Congrats on the good quarter. I was just wondering for Mark, if you could maybe share any additional feedback you've had from the physician community since Investor Day, specifically since the Society of Urologic Oncology is coming up here, any additional feedback you've gotten on ENVISION and ATLAS?

Paul, thanks for the question. I may also ask Jeff to provide some insights on this. I believe there is excitement about the potential approval of UGN-102. Everyone, particularly those involved in urologic oncology, recognizes the need and the gaps within that population. What I'm hearing from my colleagues is a positive anticipation. Jeff, do you have anything else to add?

You want to talk about what some of the feedback you got at LUGPA?

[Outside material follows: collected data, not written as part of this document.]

typedef struct b2_stats {
    int64_t n, nnz_a, nnz_l, flops;
    int64_t n_supernodes, n_levels;
    int64_t max_front, n_small_fronts, n_big_fronts;
    int64_t factor_bytes, workspace_bytes;
    int64_t sep_rows;
    int64_t n_factor_launches, n_solve_launches;
    int64_t n_perturbed;
} b2_stats;

int b2_create(int32_t n, int64_t nnz, const int32_t* colptr_h, const int32_t* rowval_h,
              const double* nzval_d, const b2_options* opt, const int32_t* user_perm_h,
              b2_solver** out);
int b2_create_symbolic_only(int32_t n, int64_t nnz, const int32_t* colptr_h, const int32_t* rowval_h,
                            const b2_options* opt, const int32_t* user_perm_h, b2_solver** out);
int b2_destroy(b2_solver* s);
int b2_set_values_ptr(b2_solver* s, const double* nzval_d);
int b2_factorize(b2_solver* s, void* stream);
int b2_inertia(b2_solver* s, int64_t* num_pos, int64_t* num_zero, int64_t* num_neg, void* stream);
int b2_inertia_enqueue(b2_solver* s, void* stream);
int b2_inertia_fetch(b2_solver* s, int64_t* num_pos, int64_t* num_zero, int64_t* num_neg);
int b2_solve(b2_solver* s, double* x_d, int32_t nrhs, void* stream);
int b2_improve(b2_solver* s, int32_t* changed);
int b2_get_stats(b2_solver* s, b2_stats* st);
int b2_get_perm(b2_solver* s, int32_t* perm_h);

int b2_exchange_buffer(b2_solver* s, double** buf_d, int64_t* n_factor_doubles, int64_t* n_solve_doubles);
int b2_exchange_vector(b2_solver* s, double** buf_d, int64_t* n_doubles);
int b2_inertia_parts(b2_solver* s, int64_t* local_neg, int64_t* local_zero, int64_t* top_neg, int64_t* top_zero, void* stream);
int b2_factorize_local(b2_solver* s, void* stream);
int b2_factorize_top(b2_solver* s, void* stream);
int b2_solve_fwd_local(b2_solver* s, double* x_d, void* stream);
int b2_solve_top(b2_solver* s, double* x_d, void* stream);
int b2_solve_bwd_local(b2_solver* s, double* x_d, void* stream);
int b2_owned_mask(b2_solver* s, uint8_t* owned_h);

typedef struct b2_symbolic_sizes {
    int64_t n, n_supernodes, n_rows, n_children, n_rel, n_amap, n_levels, lval_size, cb_size;
} b2_symbolic_sizes;
int b2_symbolic_query(b2_solver* s, b2_symbolic_sizes* sz);
int b2_symbolic_export(b2_solver* s, int32_t* perm, int32_t* sn_first, int32_t* sn_parent, int32_t* sn_level,
                       int64_t* rows_ptr, int32_t* rows, int64_t* lp_off, int64_t* cb_off,
                       int64_t* rel_ptr, int32_t* rel, int64_t* amap_ptr, int64_t* amap_src, int64_t* amap_dst);
int b2_symbolic_owner(b2_solver* s, int32_t* owner);
int b2_symbolic_exchange(b2_solver* s, int64_t* cbv_off, int64_t* exch_cb, int64_t* exch_cbv);
int b2_debug_get_factor(b2_solver* s, double* lval_h, double* dvec_h);
int b2_symbolic_pairs(b2_solver* s, uint8_t* pair_start_h);
int b2_get_pivot_blocks(b2_solver* s, int8_t* kind_h, double* d_h, double* d_off_h);
int b2_debug_profile_front(b2_solver* s, int32_t sn, int32_t reps, int64_t* stamps_h);
int b2_debug_trace(b2_solver* s, uint64_t* stamps_h, int32_t* parent_h, int32_t* w_h, int32_t* f_h, int64_t capacity, int64_t* count);
int b2_debug_trace_solve(b2_solver* s, uint64_t* stamps_h, int64_t capacity, int64_t* count);
int b2_debug_dep_order(b2_solver* s, int32_t* order_h, int64_t capacity, int64_t* count);

typedef struct b2d_solver b2d_solver;
int b2d_create(int32_t N, int32_t lda, const double* A_d, const b2_options* opt, b2d_solver** out);
int b2d_destroy(b2d_solver* s);
int b2d_debug_trace(b2d_solver* s, uint64_t* stamps_h, int64_t capacity, int64_t* count);
int b2d_factorize(b2d_solver* s, void* stream);
int b2d_inertia(b2d_solver* s, int64_t* num_pos, int64_t* num_zero, int64_t* num_neg, void* stream);
int b2d_inertia_enqueue(b2d_solver* s, void* stream);
int b2d_inertia_fetch(b2d_solver* s, int64_t* num_pos, int64_t* num_zero, int64_t* num_neg);
int b2d_solve(b2d_solver* s, double* x_d, int32_t nrhs, void* stream);
int b2d_get_pivots(b2d_solver* s, int32_t* ipiv_h, double* d_h, double* e_h);

int b2_coo_to_csc(int32_t m, int32_t n, int64_t nnz_coo, const int32_t* I_h, const int32_t* J_h,
                  int32_t* colptr_h, int32_t* rowval_h, int64_t* map_h, int64_t* nnz_csc);

int b2_coo_to_csc_device(int32_t m, int32_t n, int64_t nnz_coo, const int32_t* I_d, const int32_t* J_d,
                         int32_t* colptr_d, int32_t* rowval_d, int64_t* map_d, int64_t* nnz_csc, void* stream);

typedef struct b2_transfer_plan b2_transfer_plan;
int b2_transfer_plan_create(int64_t nnz_coo, int64_t nnz_csc, const int64_t* map_h, b2_transfer_plan** out);
int b2_transfer_plan_destroy(b2_transfer_plan* p);
int b2_transfer(b2_transfer_plan* p, double* dst_nz_d, const double* V_d, void* stream);

typedef struct b2_condensed_plan b2_condensed_plan;
int b2_condensed_symbolic(int32_t n, int32_t m,
                          const int32_t* H_colptr_h, const int32_t* H_rowval_h,
                          const int32_t* Jt_colptr_h, const int32_t* Jt_rowval_h,
                          b2_condensed_plan** out, int64_t* nnz_aug);
int b2_condensed_symbolic_device(int32_t n, int32_t m,
                                 const int32_t* H_colptr_d, const int32_t* H_rowval_d,
                                 const int32_t* Jt_colptr_d, const int32_t* Jt_rowval_d,
                                 b2_condensed_plan** out, int64_t* nnz_aug, void* stream);
int b2_condensed_pattern(b2_condensed_plan* p, int32_t* colptr_h, int32_t* rowval_h);
int b2_condensed_plan_sizes(b2_condensed_plan* p, int64_t* n_dptr, int64_t* n_hptr, int64_t* n_jptr);
int b2_condensed_plan_destroy(b2_condensed_plan* p);
int b2_condensed_assemble(b2_condensed_plan* p, double* aug_nz_d, const double* pr_diag_d,
                          const double* du_diag_d, const double* H_nz_d, const double* Jt_nz_d,
                          double* diag_buffer_d, void* stream);

int b2d_condensed_assemble(int32_t n, int32_t m, int32_t ns, int32_t n_eq,
                           const int64_t* ind_ineq_d, const int64_t* ind_eq_d,
                           const double* hess_d, const double* jac_d,
                           const double* pr_diag_d, const double* du_diag_d,
                           double* diag_buffer_d, double* aug_d, void* stream);

int b2d_aug_assemble(int32_t n, int32_t m, int32_t ns, const int64_t* ind_ineq_d,
                     const double* hess_d, const double* jac_d, const double* pr_diag_d,
                     const double* du_diag_d, const double* diag_hess_d, double* aug_d, void* stream);
int b2d_copy_diag(int32_t n, int32_t lda, const double* A_d, double* d_d, void* stream);

typedef struct b2d_ozaki_plan b2d_ozaki_plan;
int b2d_ozaki_plan_create(int32_t n, int32_t ns, b2d_ozaki_plan** out);
int b2d_ozaki_plan_destroy(b2d_ozaki_plan* p);
int b2d_condensed_assemble_ozaki(b2d_ozaki_plan* p, int32_t n, int32_t m, int32_t ns, int32_t n_eq,
                                 const int64_t* ind_ineq_d, const int64_t* ind_eq_d,
                                 const double* hess_d, const double* jac_d,
                                 const double* pr_diag_d, const double* du_diag_d,
                                 double* diag_buffer_d, double* aug_d, void* stream);
int b2d_ozaki_plan_status(b2d_ozaki_plan* p, int32_t* timed_out, void* stream);

int b2d_gemv_n(int32_t rows, int32_t cols, int32_t lda, const double* A_d, const double* x_d, double* y_d, double alpha, double beta, void* stream);
int b2d_gemv_t(int32_t rows, int32_t cols, int32_t lda, const double* A_d, const double* x_d, double* y_d, double alpha, double beta, void* stream);
int b2d_symv_lower(int32_t n, int32_t lda, const double* A_d, const double* x_d, double* y_d, double alpha, double beta, void* stream);

typedef struct b2_bounds b2_bounds;
typedef struct b2d_kkt b2d_kkt;
int b2d_kkt_create(int32_t n, int32_t m, int32_t ns, const int64_t* ind_ineq_h, b2d_kkt** out);
int b2d_kkt_destroy(b2d_kkt* k);
int b2d_kkt_solve_pre(b2d_kkt* k, b2_bounds* b, const double* jac_d, const double* pr_diag_d, const double* diag_buffer_d,
                      const double* l_diag_d, const double* u_diag_d, double* buffer_d, double* pd_buffer_d, double* w_d, void* stream);
int b2d_kkt_solve_post(b2d_kkt* k, b2_bounds* b, const double* jac_d, const double* pr_diag_d, const double* diag_buffer_d,
                       const double* l_lower_d, const double* u_lower_d, const double* l_diag_d, const double* u_diag_d,
                       const double* buffer_d, const double* pd_buffer_d, double* w_d, void* stream);
int b2d_kkt_mul(b2d_kkt* k, b2_bounds* b, const double* hess_d, const double* jac_d, const double* reg_d, const double* du_diag_d,
                const double* l_lower_d, const double* u_lower_d, const double* l_diag_d, const double* u_diag_d,
                double alpha, double beta, const double* x_d, double* w_d, void* stream);

typedef struct b2_bounds b2_bounds;
int b2_bounds_create(int64_t n_tot, int64_t nlb, int64_t nub, const int64_t* ind_lb_h, const int64_t* ind_ub_h,
                     b2_bounds** out);
int b2_bounds_destroy(b2_bounds* b);

int b2_set_aug_diagonal(b2_bounds* b, const double* reg_d, const double* l_lower_d, const double* l_diag_d,
                        const double* u_lower_d, const double* u_diag_d, double* pr_diag_d, void* stream);
int b2_set_aug_diagonal_unreduced(int64_t n_tot, int64_t nlb, int64_t nub, const double* reg_d, const double* l_lower_d,
                                  const double* u_lower_d, double* pr_diag_d, double* l_lower_aug_d, double* u_lower_aug_d,
                                  void* stream);
int b2_unreduced_solve_pre(int64_t n_tot, int64_t m, int64_t nlb, int64_t nub, const double* l_lower_aug_d,
                           const double* u_lower_aug_d, double* w_d, void* stream);
int b2_unreduced_solve_post(int64_t n_tot, int64_t m, int64_t nlb, int64_t nub, const double* l_lower_aug_d,
                            const double* u_lower_aug_d, double* w_d, void* stream);
int b2_scaled_set_aug_diagonal(b2_bounds* b, const double* reg_d, const double* l_lower_d, const double* l_diag_d,
                               const double* u_lower_d, const double* u_diag_d, double* pr_diag_d, double* scaling_d, void* stream);
int b2_scaled_transfer(b2_transfer_plan* p, int64_t n, int64_t n_tot, const int32_t* colptr_d, const int32_t* rowval_d,
                       const double* scaling_d, double* dst_nz_d, const double* V_d, void* stream);
int b2_scaled_solve_pre(b2_bounds* b, int64_t m, const double* l_diag_d, const double* u_diag_d, const double* scaling_d, double* w_d,
                        void* stream);
int b2_scaled_solve_post(b2_bounds* b, int64_t m, const double* l_lower_d, const double* u_lower_d, const double* l_diag_d,
                         const double* u_diag_d, const double* scaling_d, double* w_d, void* stream);
int b2_scaled_kktmul(b2_bounds* b, int64_t m, const double* reg_d, const double* du_diag_d, const double* l_lower_d,
                     const double* u_lower_d, const double* l_diag_d, const double* u_diag_d, double alpha, double beta,
                     const double* x_d, double* w_d, void* stream);
int b2_scaled_regularize_diagonal(int64_t n_tot, int64_t m, double dw, double dc, const double* scaling_d, double* reg_d,
                                  double* pr_diag_d, double* du_diag_d, void* stream);
int b2_regularize_diagonal(int64_t n_tot, int64_t m, double dw, double dc, double* reg_d, double* pr_diag_d,
                           double* du_diag_d, void* stream);
int b2_reduce_rhs(b2_bounds* b, int64_t m, const double* l_diag_d, const double* u_diag_d, double* w_d, void* stream);
int b2_finish_aug_solve(b2_bounds* b, int64_t m, const double* l_lower_d, const double* u_lower_d,
                        const double* l_diag_d, const double* u_diag_d, double* w_d, void* stream);

typedef struct b2_spmv_plan b2_spmv_plan;
int b2_spmv_plan_create(int32_t nrow, int32_t ncol, const int32_t* colptr_h, const int32_t* rowval_h, b2_spmv_plan** out);
int b2_spmv_plan_destroy(b2_spmv_plan* p);
int b2_spmv_n(b2_spmv_plan* p, const double* nz_d, const double* x_d, double* y_d, double alpha, double beta, void* stream);
int b2_spmv_t(b2_spmv_plan* p, const double* nz_d, const double* x_d, double* y_d, double alpha, double beta, void* stream);
int b2_spmv_symlower(b2_spmv_plan* p, const double* nz_d, const double* x_d, double* y_d, double alpha, double beta, void* stream);

int b2_kktmul(b2_bounds* b, int64_t m, const double* reg_d, const double* du_diag_d,
              const double* l_lower_d, const double* u_lower_d, const double* l_diag_d, const double* u_diag_d,
              double alpha, double beta, const double* x_d, double* w_d, void* stream);

int b2_condensed_solve_pre(b2_bounds* b, b2_spmv_plan* jt, int64_t n, int64_t m,
                           const double* jt_nz_d, const double* pr_diag_d, const double* diag_buffer_d,
                           const double* l_diag_d, const double* u_diag_d, double* buffer_d, double* w_d, void* stream);
int b2_condensed_solve_post(b2_bounds* b, b2_spmv_plan* jt, int64_t n, int64_t m,
                            const double* jt_nz_d, const double* pr_diag_d, const double* diag_buffer_d,
                            const double* l_lower_d, const double* u_lower_d, const double* l_diag_d, const double* u_diag_d,
                            const double* buffer_d, double* w_d, void* stream);
int b2_condensed_refine_pre(b2_bounds* b, b2_spmv_plan* jt, int64_t n, int64_t m,
                            const double* jt_nz_d, const double* pr_diag_d, const double* diag_buffer_d,
                            const double* l_diag_d, const double* u_diag_d, double* buffer_d, double* w_d, double* norms_d, void* stream);
int b2_condensed_solve_post_update(b2_bounds* b, b2_spmv_plan* jt, int64_t n, int64_t m,
                                   const double* jt_nz_d, const double* pr_diag_d, const double* diag_buffer_d,
                                   const double* l_lower_d, const double* u_lower_d, const double* l_diag_d, const double* u_diag_d,
                                   const double* buffer_d, double* w_d, double* x_d, double* norms_d, void* stream);
int b2_condensed_kkt_mul(b2_bounds* b, b2_spmv_plan* hess, b2_spmv_plan* jt, int64_t n, int64_t m,
                         const double* hess_nz_d, const double* jt_nz_d,
                         const double* reg_d, const double* du_diag_d, const double* l_lower_d, const double* u_lower_d,
                         const double* l_diag_d, const double* u_diag_d, double alpha, double beta,
                         const double* x_d, double* w_d, void* stream);
int b2_condensed_kkt_mul_norm(b2_bounds* b, b2_spmv_plan* hess, b2_spmv_plan* jt, int64_t n, int64_t m,
                         const double* hess_nz_d, const double* jt_nz_d,
                         const double* reg_d, const double* du_diag_d, const double* l_lower_d, const double* u_lower_d,
                         const double* l_diag_d, const double* u_diag_d, double alpha, double beta,
                         const double* x_d, double* w_d, double* norm_inf_d, void* stream);
int b2_condensed_kkt_mul_norm_y(b2_bounds* b, b2_spmv_plan* hess, b2_spmv_plan* jt, int64_t n, int64_t m,
                           const double* hess_nz_d, const double* jt_nz_d,
                           const double* reg_d, const double* du_diag_d, const double* l_lower_d, const double* u_lower_d,
                           const double* l_diag_d, const double* u_diag_d, double alpha, double beta,
                           const double* x_d, const double* y_d, double* w_d, double* norm_inf_d, void* stream);

int b2_richardson_begin(int64_t n, const double* b_d, double* w_d, double* x_d, double* norm_b_d, void* stream);
int b2_richardson_update(int64_t n, const double* b_d, double* w_d, double* x_d, double* norms_d, void* stream);
int b2_norm_inf(int64_t n, const double* x_d, double* out_d, void* stream);
int b2_axpy(int64_t n, double a, const double* x_d, double* y_d, void* stream);
int b2_copy(int64_t n, const double* x_d, double* y_d, void* stream);
int b2_copy_many(int32_t count, const double* const* src_d, double* const* dst_d, const int64_t* n, void* stream);
int b2_fill(int64_t n, double v, double* x_d, void* stream);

Sure. So we just got back, Paul, from LUGPA's Annual Meeting, the larger groups. We had an advisory board there, where Dr. Prasad presented some of the data that we saw out of day. And I think the initial reaction was overwhelmingly positive. It was designed to sort of get their feedback in and around the data. We workshopped a couple of different patient types, but they're eager to have a different option. If you on the conservative side of things, they certainly have a number of patients that they do not want to put under general anesthesia again and have a surgery. So there's that. And then many of them reiterated that essentially what looks like at least in ATLAS, it's the same for TURBT and it's a much longer duration of response, which is obviously a key attribute, if approved, for UGN-102. So that was 12, 13 advisers, very influential in the community that gave us really strong feedback. We'll continue to obviously engage as we need that feedback, but that was just an initial reaction.

And as a follow-up also for you, Jeff. Just regarding your comments on the buy-and-bill process. Can you maybe just give us some sense of what you think the runway will be before reimbursement? And J-Codes and so forth are established for -102 and just how you think the early mechanics might look like starting with the launch in 2025?

Sure. As with any Part B drug, there will be a miscellaneous code for some time. We had this with JELMYTO, and we expect the same with 102. Handling a miscellaneous code is a manual process, so we need to ensure that the office correctly fills everything out associated with that code. I can say that this will be clearer than JELMYTO since, with JELMYTO, you had to bill for both drug and waste, requiring a miscellaneous drug code and a miscellaneous waste code. In this case, there will be fewer line items, making it much more straightforward. We will implement measures to alleviate concerns regarding the miscellaneous code. If approved in the anticipated timeline, the positive aspect is that CMS is now reviewing miscellaneous codes more frequently than once a year. We hope to secure the J-Code sooner due to this review process. However, it’s important to remember that handling a miscellaneous code requires a bit more time from the physician's practice. Early adopters will emerge and hopefully be reimbursed accurately, which will allow them to share their experiences with peers. By that time, we expect to have a permanent J-Code established.

And our first question comes from Leland Gershell from Oppenheimer. That concludes today's conference call. Thank you for participating. You may now disconnect.